SUPERVERSIVE: Looking for the next Miyazaki in all the wrong places

Tuesday , 13, November 2018 2 Comments

Image result for hayao miyazakiYou all know the debate. Miyazaki is getting up there in age. He’s on almost assuredly his last film, if only because he won’t last long enough for another one. He’s a giant in the world of animation and one of the first true anime film directors with crossover western appeal, to say nothing of his enormous impact on Japanese animation. With him nearing the end of his career, the question becomes: Who is going to be the next Miyazaki?

There are several contenders. Makoto Shinkai is a popular one, the director of the brilliant film “Your Name”. Hiromu Hasoda, director of the excellent films “The Girl Who Leapt Through Time” and “The Wolf Children” is another contender. Hiromasa Yonebayashi, the former Ghibli animator who made the perfectly cromulent films “The Secret World of Arrietty”, “When Marnie Was There”, and “Mary and the Witch’s Flower” is another. These are all good directors, and Hasoda might even be a great director. Shinkai certainly has the potential to be a great director, and has already made one great movie.
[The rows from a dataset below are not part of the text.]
template <int NBUF>
__global__ __launch_bounds__(512, 1) void gram_planes_kernel(const u32x4* __restrict__ planes, int64_t n_steps,
                                                             double* __restrict__ partial, int n_tiles,
                                                             const int2* __restrict__ tile_order, int n_chunks,
                                                             int* __restrict__ tickets, int round_size, int t128,
                                                             int slab_live0, int n_blocks32,
                                                             int32_t* __restrict__ device_status) {
    constexpr int PLANES = 3;
    constexpr int kRbBytes = PLANES * kFragBytes;
    constexpr int kStage = kRowBlocks * kRbBytes;
    constexpr int NW = 8;
    constexpr int kPieces = kRowBlocks * PLANES;
    constexpr int kPerWave = (kPieces + NW - 1) / NW;
    constexpr int kFullWaves = kPieces % NW == 0 ? NW : kPieces % NW;
    constexpr int kLead = NBUF;
    typedef bf16x8 frag_t;
    extern __shared__ __attribute__((aligned(16))) unsigned char lds[];

    const int xcd = blockIdx.x & 7;
    const int seq = blockIdx.x >> 3;
    const int base = n_tiles >> 3, rem = n_tiles & 7;
    const int mine = base + (xcd < rem ? 1 : 0);
    const int first = xcd * base + (xcd < rem ? xcd : rem);
    const int chunk = mine > 0 ? seq / mine : n_chunks;
    int* done = tickets + n_tiles + xcd;
    {
        const int round = round_size > 0 ? seq / round_size : 0;
        if (round > 0 && threadIdx.x == 0) {
            unsigned spins = 0;
            while (__hip_atomic_load(done, __ATOMIC_RELAXED, __HIP_MEMORY_SCOPE_AGENT) < round * round_size) {
                __builtin_amdgcn_s_sleep(16);
                if (++spins > (1u << 20)) break;
            }
        }
        __syncthreads();
        if (chunk >= n_chunks) {
            if (threadIdx.x == 0) __hip_atomic_fetch_add(done, 1, __ATOMIC_RELAXED, __HIP_MEMORY_SCOPE_AGENT);
            return;
        }
    }
    const int t_list = first + (seq - chunk * mine);
    const int2 tt = tile_order[t_list];
    const int bi = __builtin_amdgcn_readfirstlane(tt.x);
    const int tj = __builtin_amdgcn_readfirstlane(tt.y);

    const int tid = threadIdx.x;
    const int lane = tid & 63;
    const int wave = __builtin_amdgcn_readfirstlane(tid >> 6);
    const int wr = wave >> 1, wc = wave & 1;
    const int ti = 2 * bi + wr / 2;
    const int row_in_slab = (wr % 2) * 64;
    unsigned live_blocks = 0;
    if (tj <= ti && ti < t128 && n_blocks32 < 0) {
        live_blocks = 15u;
    } else if (tj <= ti && ti < t128) {
#pragma unroll
        for (int m = 0; m < 2; ++m)
#pragma unroll
            for (int n = 0; n < 2; ++n) {
                const int rblk = ti * 4 + row_in_slab / 32 + m, cblk = tj * 4 + wc * 2 + n;
                if (rblk < n_blocks32 && cblk <= rblk) live_blocks |= 1u << (m * 2 + n);
            }
    }
    const bool live_wave = live_blocks != 0;

    const int step0 = chunk * kChunkSteps;
    int n_stages = static_cast<int>(n_steps) - step0;
    if (n_stages > kChunkSteps) n_stages = kChunkSteps;

    int64_t piece_off[kPerWave];
#pragma unroll
    for (int i = 0; i < kPerWave; ++i) {
        int q = wave + NW * i;
        if (q >= kPieces) q = kPieces - 1;
        const int rbl = q / PLANES, piece = q % PLANES;
        const int64_t rb = rbl < 8 ? static_cast<int64_t>(bi) * 8 + rbl : static_cast<int64_t>(tj) * 4 + (rbl - 8);
        piece_off[i] = (((rb * n_steps + step0) * PLANES + piece) * 64) * 16;
    }
    const unsigned char* lane_base = reinterpret_cast<const unsigned char*>(planes) + lane * 16;
    const int my_dmas = wave < kFullWaves ? kPerWave : kPerWave - 1;
    auto dma = [&](int s) __attribute__((always_inline)) {
        unsigned char* dst = lds + (s % NBUF) * kStage + wave * kFragBytes;
#pragma unroll
        for (int i = 0; i < kPerWave; ++i) {
            if (kFullWaves != NW && i == kPerWave - 1 && wave >= kFullWaves) break;
            __builtin_amdgcn_global_load_lds(
                (const __attribute__((address_space(1))) void*)(lane_base + piece_off[i] + static_cast<int64_t>(s) * (PLANES * kFragBytes)),
                (__attribute__((address_space(3))) void*)(dst + i * NW * kFragBytes), 16, 0, 0);
        }
    };

    f32x16 acc[2][2], acc2[2][2];
#pragma unroll
    for (int m = 0; m < 2; ++m)
#pragma unroll
        for (int n = 0; n < 2; ++n)
#pragma unroll
            for (int e = 0; e < 16; ++e) {
                acc[m][n][e] = 0.0f;
                acc2[m][n][e] = 0.0f;
            }

    auto read_frags = [&](int s, Frags& f, auto mask_c) __attribute__((always_inline)) {
        constexpr unsigned MASK = decltype(mask_c)::value;
        const unsigned char* A = lds + (s % NBUF) * kStage + (2 * wr) * kRbBytes + lane * 16;
        const unsigned char* B = lds + (s % NBUF) * kStage + (8 + 2 * wc) * kRbBytes + lane * 16;
#pragma unroll
        for (int p = 0; p < PLANES; ++p) {
#pragma unroll
            for (int m = 0; m < 2; ++m)
                if (((MASK >> (m * 2)) & 3u) != 0) f.a[p][m] = *reinterpret_cast<const frag_t*>(A + m * kRbBytes + p * kFragBytes);
#pragma unroll
            for (int n = 0; n < 2; ++n)
                if (((MASK >> n) & 5u) != 0) f.b[p][n] = *reinterpret_cast<const frag_t*>(B + n * kRbBytes + p * kFragBytes);
        }
    };
    auto multiply = [&](const Frags& f, auto mask_c) __attribute__((always_inline)) {
        constexpr unsigned MASK = decltype(mask_c)::value;
        constexpr int pa[6] = {2, 0, 1, 1, 0, 0};
        constexpr int pb[6] = {0, 2, 1, 0, 1, 0};
#pragma unroll
        for (int t = 0; t < 6; ++t)
#pragma unroll
            for (int m = 0; m < 2; ++m)
#pragma unroll
                for (int n = 0; n < 2; ++n)
                    if (((MASK >> (m * 2 + n)) & 1u) != 0)
                        acc[m][n] = __builtin_amdgcn_mfma_f32_32x32x16_bf16(f.a[pa[t]][m], f.b[pb[t]][n], acc[m][n], 0, 0, 0);
    };
    auto flush = [&](int s) __attribute__((always_inline)) {
        if ((s + 1) % kFlushSteps == 0) {
#pragma unroll
            for (int m = 0; m < 2; ++m)
#pragma unroll
                for (int n = 0; n < 2; ++n)
#pragma unroll
                    for (int e = 0; e < 16; ++e) {
                        acc2[m][n][e] += acc[m][n][e];
                        acc[m][n][e] = 0.0f;
                    }
        }
    };
    auto steady = [&](int s, const Frags& cur, Frags& next, auto mask_c) __attribute__((always_inline)) {
        constexpr bool kLive = decltype(mask_c)::value != 0;
        dma(s + kLead);
        if (kLive) {
            read_frags(s + 1, next, mask_c);
            multiply(cur, mask_c);
        }
        if (kFullWaves == NW || wave < kFullWaves) wait_vmcnt<(kLead - 2) * kPerWave>();
        else wait_vmcnt<(kLead - 2) * (kPerWave - 1)>();
        asm volatile("s_waitcnt lgkmcnt(0)\n\ts_barrier" ::: "memory");
        if (kLive) flush(s);
    };
    auto drain = [&](int s, const Frags& cur, Frags& next, auto mask_c) __attribute__((always_inline)) {
        constexpr bool kLive = decltype(mask_c)::value != 0;
        if (s + kLead < n_stages) dma(s + kLead);
        if (kLive) {
            if (s + 1 < n_stages) read_frags(s + 1, next, mask_c);
            multiply(cur, mask_c);
        }
        const int last = s + kLead < n_stages ? s + kLead : n_stages - 1;
        const int ahead = last - (s + 2);
        wait_vmcnt_dyn((ahead > 0 ? ahead : 0) * my_dmas);
        asm volatile("s_waitcnt lgkmcnt(0)\n\ts_barrier" ::: "memory");
        if (kLive) flush(s);
    };

    for (int a = 0; a < kLead && a < n_stages; ++a) dma(a);
    {
        const int issued = n_stages < kLead ? n_stages : kLead;
        wait_vmcnt_dyn((issued > 2 ? issued - 2 : 0) * my_dmas);
    }
    asm volatile("s_barrier" ::: "memory");
    auto k_loop = [&](auto mask_c) __attribute__((always_inline)) {
        constexpr bool kLive = decltype(mask_c)::value != 0;
        Frags x, y;
        if (kLive && n_stages > 0) read_frags(0, x, mask_c);
        asm volatile("s_waitcnt lgkmcnt(0)\n\ts_barrier" ::: "memory");
        int s = 0;
        for (; s + 1 + kLead < n_stages; s += 2) {
            steady(s, x, y, mask_c);
            steady(s + 1, y, x, mask_c);
        }
        for (; s < n_stages; s += 2) {
            drain(s, x, y, mask_c);
            if (s + 1 < n_stages) drain(s + 1, y, x, mask_c);
        }
    };
    switch (live_blocks) {
        case 0u: k_loop(std::integral_constant<unsigned, 0u>{}); break;
        case 1u: k_loop(std::integral_constant<unsigned, 1u>{}); break;
        case 3u: k_loop(std::integral_constant<unsigned, 3u>{}); break;
        case 13u: k_loop(std::integral_constant<unsigned, 13u>{}); break;
        default: live_blocks = 15u; k_loop(std::integral_constant<unsigned, 15u>{}); break;
    }
    auto block_live = [&](int m, int n) __attribute__((always_inline)) { return ((live_blocks >> (m * 2 + n)) & 1u) != 0; };

    bool lost = false;
    if (chunk > 0) {
        if (tid == 0) {
            unsigned spins = 0;
            while (__hip_atomic_load(tickets + t_list, __ATOMIC_RELAXED, __HIP_MEMORY_SCOPE_AGENT) != chunk) {
                __builtin_amdgcn_s_sleep(8);
                if (++spins > (1u << 26)) {
                    lost = true;
                    break;
                }
            }
            __builtin_amdgcn_fence(__ATOMIC_ACQUIRE, "agent");
        }
        lost = __syncthreads_or(lost ? 1 : 0) != 0;
    }
    if (lost) {
        if (tid == 0) atomicOr(device_status, kStatusLostTicket);
    } else if (live_wave) {
        const bool slab_live = chunk > 0 || slab_live0 != 0;
        double* out = partial + (static_cast<int64_t>(ti) * (ti + 1) / 2 + tj) * (kSlab * kSlab);
#pragma unroll
        for (int m = 0; m < 2; ++m)
#pragma unroll
            for (int n = 0; n < 2; ++n) {
                if (!block_live(m, n)) continue;
                const int j = wc * 64 + n * 32 + (lane & 31);
#pragma unroll
                for (int e = 0; e < 16; ++e) {
                    const int i = row_in_slab + m * 32 + (e & 3) + 8 * (e >> 2) + 4 * (lane >> 5);
                    double v = static_cast<double>(acc2[m][n][e]);
                    v += static_cast<double>(acc[m][n][e]);
                    if (slab_live) v += out[i * kSlab + j];
                    out[i * kSlab + j] = v;
                }
            }
    }
    asm volatile("s_waitcnt vmcnt(0)" ::: "memory");
    __syncthreads();
    if (tid == 0) {
        __builtin_amdgcn_fence(__ATOMIC_RELEASE, "agent");
        asm volatile("s_waitcnt vmcnt(0)" ::: "memory");
        __hip_atomic_store(tickets + t_list, chunk + 1, __ATOMIC_RELAXED, __HIP_MEMORY_SCOPE_AGENT);
        __hip_atomic_fetch_add(done, 1, __ATOMIC_RELAXED, __HIP_MEMORY_SCOPE_AGENT);
    }
}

None of these men are the next Miyazaki. Indeed, none of them are even close. That’s because people looking for the next Miyazaki are looking for precisely the wrong thing.

Hayao Miyazaki occupies the place he has in Japanese animation because of the particulars of the place and time he worked in. Miyazaki wasn’t who he was because of gentle, dreamlike storytelling, or fantastical settings, or even his brilliant visuals. It’s because he was doing things in animation nobody else was doing before – his films were more western influenced, more superversive, and more visually inventive (okay, yeah, I cheated a bit with the visuals, but you get my point). I don’t think westerners, even westerners who like Ghibli films, really understand just HOW influential Miyazaki was. It almost can’t be overstated. Geoff of Mother’s Basement calls “Castle in the Sky” the Japanese equivalent to “The Lord of the Rings”! Think about how influential “The Lord of the Rings” is to begin to grasp the impact of that statement. And it’s only ONE of his films.

When people look for the next Miyazaki they tend to look for directors who do things similar to what Miyazaki did (or at least, that people have an image of): Family friendly films accessible to western audiences with maybe a hint of the supernatural to them, leaning towards the superversive. There’s nothing wrong with movies like this, and these parameters are broad enough to encompass a lot of unique directing styles; Hasoda, Shinkai, and Miyazaki are all very different directors from each other (Yonebayashi was a Miyazaki disciple and so is actually not all that different from his master).

Image result for neon genesis evangelion

That’s right. More Miyazakian than “Your Name”.

But none of these directors are innovators. They are all good to great directors, but none of them are doing to the industry anything close to like what Miyazaki was doing. The truth is, Hideaki Anno, the creator of “Neon Genesis Evangelion”, is closer to being the next Miyazaki than Makoto Shinkai, because like Miyazaki Anno was an enormously influential innovator who made a deep and irreversible impression on the industry. In fact, the only real reason he ISN’T the next Miyazaki is that they happen to be contemporaries (man was THAT a generation).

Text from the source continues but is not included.